Of course, the invention is not limited to the embodiment described and shown which has been provided only by way of example. Thus, for example, one could consider placing more than two decoy launchers on the mobile machine.

Claims

1. Passive self-protection device for a mobile machine such as a helicopter (10), comprising at least one decoy launcher (LL, LL ') mounted orientably on said machine, slaved to a hostile detector (D) and to a navigation center (CN), characterized in that it comprises means for developing a dynamic decoy library from information supplied by said detector and by said central, in order to define decoy sequences in which the orientation and the timing of shots from said decoy launchers are optimized.

2. A passive self-protection device according to claim 1, characterized in that said means for developing a dynamic decoy library comprise a fire computer interfacing with said hostile detector (D), with said navigation center (CN) and with a static decoy library including predefined subroutines corresponding to different types of hostiles.

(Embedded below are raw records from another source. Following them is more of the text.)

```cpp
template <int NT, int KS, bool W_IS_A, int DEPTH, bool USE_ROT = true>
struct Stage {
  static constexpr int TOTAL = NT * KS;
  static constexpr int D = DEPTH < TOTAL ? DEPTH : TOTAL;
  static_assert(!USE_ROT || (KS & (KS - 1)) == 0, "rotated k order: power-of-two k steps");
  u32x4 buf[D];
  const u32x4* wp; int rot;
  __device__ __forceinline__ int keff(int ks) const { return USE_ROT ? ((ks + rot) & (KS - 1)) : ks; }
  __device__ __forceinline__ const u32x4* wptr(int i) const { return wp + 64 * (keff(i / NT) * NT + (i % NT)); }
  __device__ __forceinline__ void prefetch(const u32x4* __restrict__ wp_, int rot_) {
    wp = wp_; rot = rot_;
#pragma unroll
    for (int i = 0; i < D; ++i) buf[i] = *wptr(i);
  }
  __device__ __forceinline__ void run(const char* act, f32x16 (&acc)[NT]) {
    run_f([&](int ks) { return *reinterpret_cast<const bf16x8*>(act + 32 * ks); }, acc);
  }
  template <class F>
// ... 343 lines not shown
      const float il = invL[hd * 16 + j];
      *reinterpret_cast<u32x2*>(bufO + j * PR + 2 * (32 * hd + 4 * f4)) =
          u32x2{pack2(acc[it][0] * il, acc[it][1] * il), pack2(acc[it][2] * il, acc[it][3] * il)};
    }
  }
}

template <int DEPTH, bool ROT, int OCC>
__global__ __launch_bounds__(256, OCC) void back_kernel(const BackArgs a) {
  extern __shared__ __attribute__((aligned(16))) char smem[];
  const int tid = threadIdx.x, lane = tid & 63, l31 = lane & 31, h = lane >> 5;
  const int w = __builtin_amdgcn_readfirstlane(tid >> 6);
  const int nkg = a.B * a.max_splits;
  const int vid = (int)blockIdx.x < a.lead_tiles ? nkg + (int)blockIdx.x : ((int)blockIdx.x < a.lead_tiles + nkg ? (int)blockIdx.x - a.lead_tiles : (int)blockIdx.x);
  const bool kg = vid < nkg;
  const int rot = ROT ? (int)(blockIdx.x >> 3) : 0;
  using L = BackL<OCC>;
  char* bufO = smem + L::O; char* bufY = smem + L::Y;
  float* red = reinterpret_cast<float*>(smem + L::RED);
  float* tile32 = reinterpret_cast<float*>(smem);
  int b; size_t rowg0; int nrows; float inv_n;
  stamp(a.stamps, 0);
  const BackStream& S = a.s[kg ? 1 : 0];
  Stage<2, 16, true, DEPTH> sto;
  Stage<4, 16, false, DEPTH> stf;
  if (!kg) sto.prefetch(reinterpret_cast<const u32x4*>(S.Wo) + (size_t)w * (16 * 2 * 64) + lane, rot);
  if (kg) {
    b = vid / a.max_splits;
    const int sp = vid - b * a.max_splits;
    const int nsplit = (a.off[b + 1] - a.off[b] + SPLIT_ROWS - 1) / SPLIT_ROWS;
    if (sp >= nsplit) return;
    attn_kg_split(a, smem, b, sp, w, lane);
    stamp(a.stamps, 4);
    asm volatile("s_waitcnt vmcnt(0)" ::: "memory");
    __syncthreads();
    int* flag = reinterpret_cast<int*>(red);
    if (tid == 0) flag[0] = __hip_atomic_fetch_add(a.tickets + b, 1, __ATOMIC_RELAXED, __HIP_MEMORY_SCOPE_AGENT);
    __syncthreads();
    stamp(a.stamps, 5);
    if (flag[0] != nsplit - 1) return;
    if (tid == 0) {
      __builtin_amdgcn_fence(__ATOMIC_ACQUIRE, "agent");
      asm volatile("s_waitcnt vmcnt(0)" ::: "memory");
    }
// ... 491 lines not shown
    se.prefetch(reinterpret_cast<const u32x4*>(a.WcKgT) + (size_t)w * (48 * 2 * 64) + 64 * (16 * 2) + lane, 0);
    for (int c = tid; c < 32 * 64; c += 256) {
      const int j = c >> 6, ch = c & 63;
      u32x4 v = u32x4{0u, 0u, 0u, 0u};
      if (j < Nk) {
        const float* src = a.dKV + (krow0 + j) * 512 + 8 * ch;
        const float4 x0 = *reinterpret_cast<const float4*>(src), x1 = *reinterpret_cast<const float4*>(src + 4);
        v = u32x4{pack2(x0.x, x0.y), pack2(x0.z, x0.w), pack2(x1.x, x1.y), pack2(x1.z, x1.w)};
      }
      *reinterpret_cast<u32x4*>(bufT + j * PQ + 512 + 16 * ch) = v;
    }
    __syncthreads();
    f32x16 acc[2] = {zero16(), zero16()};
    se.run(bufT + l31 * PQ + 512 + 16 * h, acc);
    copy_out<6>(bufT, PQ, 512, a.dQKVkg16 + 256, 768, krow0, Nk);
    if (l31 < Nk) {
#pragma unroll
      for (int t = 0; t < 2; ++t)
#pragma unroll
        for (int g = 0; g < 4; ++g) {
          const int c0 = 64 * w + 32 * t + 8 * g + 4 * h;
          const u32x2 uv = *reinterpret_cast<const u32x2*>(a.dU2_16 + (krow0 + l31) * 256 + c0);
          float* dst = a.dGpart + (krow0 + l31) * 256 + c0;
          __hip_atomic_store(dst, acc[t][4 * g] + bf_lo(uv.x), __ATOMIC_RELAXED, __HIP_MEMORY_SCOPE_AGENT);
          __hip_atomic_store(dst + 1, acc[t][4 * g + 1] + bf_hi(uv.x), __ATOMIC_RELAXED, __HIP_MEMORY_SCOPE_AGENT);
          __hip_atomic_store(dst + 2, acc[t][4 * g + 2] + bf_lo(uv.y), __ATOMIC_RELAXED, __HIP_MEMORY_SCOPE_AGENT);
          __hip_atomic_store(dst + 3, acc[t][4 * g + 3] + bf_hi(uv.y), __ATOMIC_RELAXED, __HIP_MEMORY_SCOPE_AGENT);
        }
    }
  } else {
  const int4 td = a.tile_desc[(int)blockIdx.x - a.B];
// ... 103 lines not shown
    sr.run(bufT + l31 * PQ + 16 * h, acc);
    copy_out<6>(bufT, PQ, 512, a.dQKV16 + 256, 768, rowg0, nrows);
    if (rok) {
#pragma unroll
      for (int t = 0; t < 2; ++t)
#pragma unroll
        for (int g = 0; g < 4; ++g) {
          const int c0 = 64 * w + 32 * t + 8 * g + 4 * h;
          const u32x2 uv = *reinterpret_cast<const u32x2*>(a.dU16 + (rowg0 + l31) * 256 + c0);
          *reinterpret_cast<u32x2*>(a.dR16 + (rowg0 + l31) * 256 + c0) =
              u32x2{pack2(acc[t][4 * g] + bf_lo(uv.x), acc[t][4 * g + 1] + bf_hi(uv.x)), pack2(acc[t][4 * g + 2] + bf_lo(uv.y), acc[t][4 * g + 3] + bf_hi(uv.y))};
        }
    }
  }
  stamp(a.stamps, 2);
  }
  asm volatile("s_waitcnt vmcnt(0)" ::: "memory");
  __syncthreads();
  if (tid == 0) flag[0] = __hip_atomic_fetch_add(a.tickets + b, 1, __ATOMIC_RELAXED, __HIP_MEMORY_SCOPE_AGENT);
  __syncthreads();
  if (flag[0] != a.tile_off[b + 1] - a.tile_off[b]) return;
  Stage<2, 16, true, DEPTH, false> sg;
  sg.prefetch(reinterpret_cast<const u32x4*>(a.WcKgT) + (size_t)w * (48 * 2 * 64) + lane, 0);
  if (tid == 0) {
    __builtin_amdgcn_fence(__ATOMIC_ACQUIRE, "agent");
    asm volatile("s_waitcnt vmcnt(0)" ::: "memory");
  }
  __syncthreads();
  const size_t krow0 = (size_t)b * Nk;
  for (int c = tid; c < 32 * 32; c += 256) {
// ... 305 lines not shown
  const int prof = gemm_prof_open(stream, 2.0 * rows * (512.0 * 256.0 + 256.0 * 256.0) + (kg_only ? 0.0 : 10.0 * (double)a.rows_rg * a.Nk * 256.0), PROF_BWD1);
  if (variant == 0) launch_lds<bwd1_kernel<12, false>>(grid, dim3(256), W_LDS, stream, k);
  else              launch_lds<bwd1_kernel<12, true>>(grid, dim3(256), W_LDS, stream, k);
  gemm_prof_close(prof, stream);
  return (int)hipGetLastError();
}

size_t fused_bwd2_lds() { return X_LDS; }

int launch_fused_bwd2(Bwd2Args& a, int variant, hipStream_t stream) {
  (void)variant;
  if (a.B < 1 || a.Nk < 1 || a.Nk > 16 || a.rg_tiles_max < 1 || !a.Q2_16 || !a.dO2_16 || !a.lse2 || !a.delta2 || !a.KV2_16 || !a.dQKV16 ||
      !a.dU16 || !a.WcRgT || !a.dR16 || !a.dQ2acc || !a.dKV || !a.dU2_16 || !a.WcKgT || !a.dQKVkg16 || !a.dG16 || !a.dGpart || !a.tickets || !a.off || !a.tile_off || !a.tile_desc)
    return (int)hipErrorInvalidValue;
  if (!al16(a.dQKV16) || !al16(a.dQKVkg16) || !al16(a.WcRgT) || !al16(a.WcKgT) || !al16(a.dQ2acc) || !al16(a.dKV)) return (int)hipErrorInvalidValue;
  const double rows = (double)a.rows_rg + (double)a.B * a.Nk;
  const int prof = gemm_prof_open(stream, (a.param_space ? 0.0 : 2.0 * rows * 768.0 * 256.0) + 10.0 * (double)a.rows_rg * a.Nk * 256.0, PROF_BWD2);
  if (!a.param_space) a.split_finish = 0;
  if (!a.param_space) launch_lds<bwd2_kernel<12, false>>(dim3(a.B + a.rg_tiles_max), dim3(256), X_LDS, stream, a);
  else                launch_lds<bwd2p_kernel<12, false>>(dim3(a.B + a.rg_tiles_max), dim3(256), X_LDS, stream, a);
  if (a.split_finish) hipLaunchKernelGGL(bwd2_finish_kernel, dim3(a.B), dim3(256), 0, stream, a);
  gemm_prof_close(prof, stream);
  return (int)hipGetLastError();
}
```

### camouflage_multimodal_amd/csrc/fusion_abi.hip

```cpp
#include <hip/hip_runtime.h>

#include <algorithm>
#include <cmath>
#include <cstdio>
#include <cstring>
#include <string>

#include "../../include/camo_fusion.h"

#include "attn.h"
#include "gemm.h"
#include "fused_rows.h"
#include "tail_wide.h"
#include "attn_maps.h"
#include "gemm16.h"
#include "misc.h"
#include "abi_util.h"

namespace {
thread_local std::string g_err;
}
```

3. Device according to one of claims 1 or 2, characterized in that said dynamic decoy library is adapted to control decoy sequences making it possible to gradually separate the signatures of the decoys from that of a hostile, so as to deflect the initial trajectory of said hostile towards avoidance trajectories.

4. Passive self-protection device according to any one of claims 1 to 3, characterized in that it comprises means for implementing a degraded operating mode, making it possible to place said decoy launcher (LL, LL ') to its zero position and send fire orders to it when its servo is out of service.

5. A passive self-protection device according to any one of the preceding claims, characterized in that it comprises means for prohibiting certain directions of fire. β. Passive self-protection device according to any one of the preceding claims, characterized in that said decoy launcher (LL, LL ') is connected to said mobile machine (10) by a motorized gimbal, allowing said lure launcher to be oriented in yaw and roll. 7. A passive self-protection device according to claim 6, said mobile machine (10) being a helicopter, characterized in that it comprises two decoy launchers (LL, LL ') arranged symmetrically with respect to the line of faith (13 ) of said helicopter. 8. A passive self-protection device according to claim 7, characterized in that each of said decoy launchers has a displacement of approximately 150 ° in yaw and 120 ° in roll around its zero position.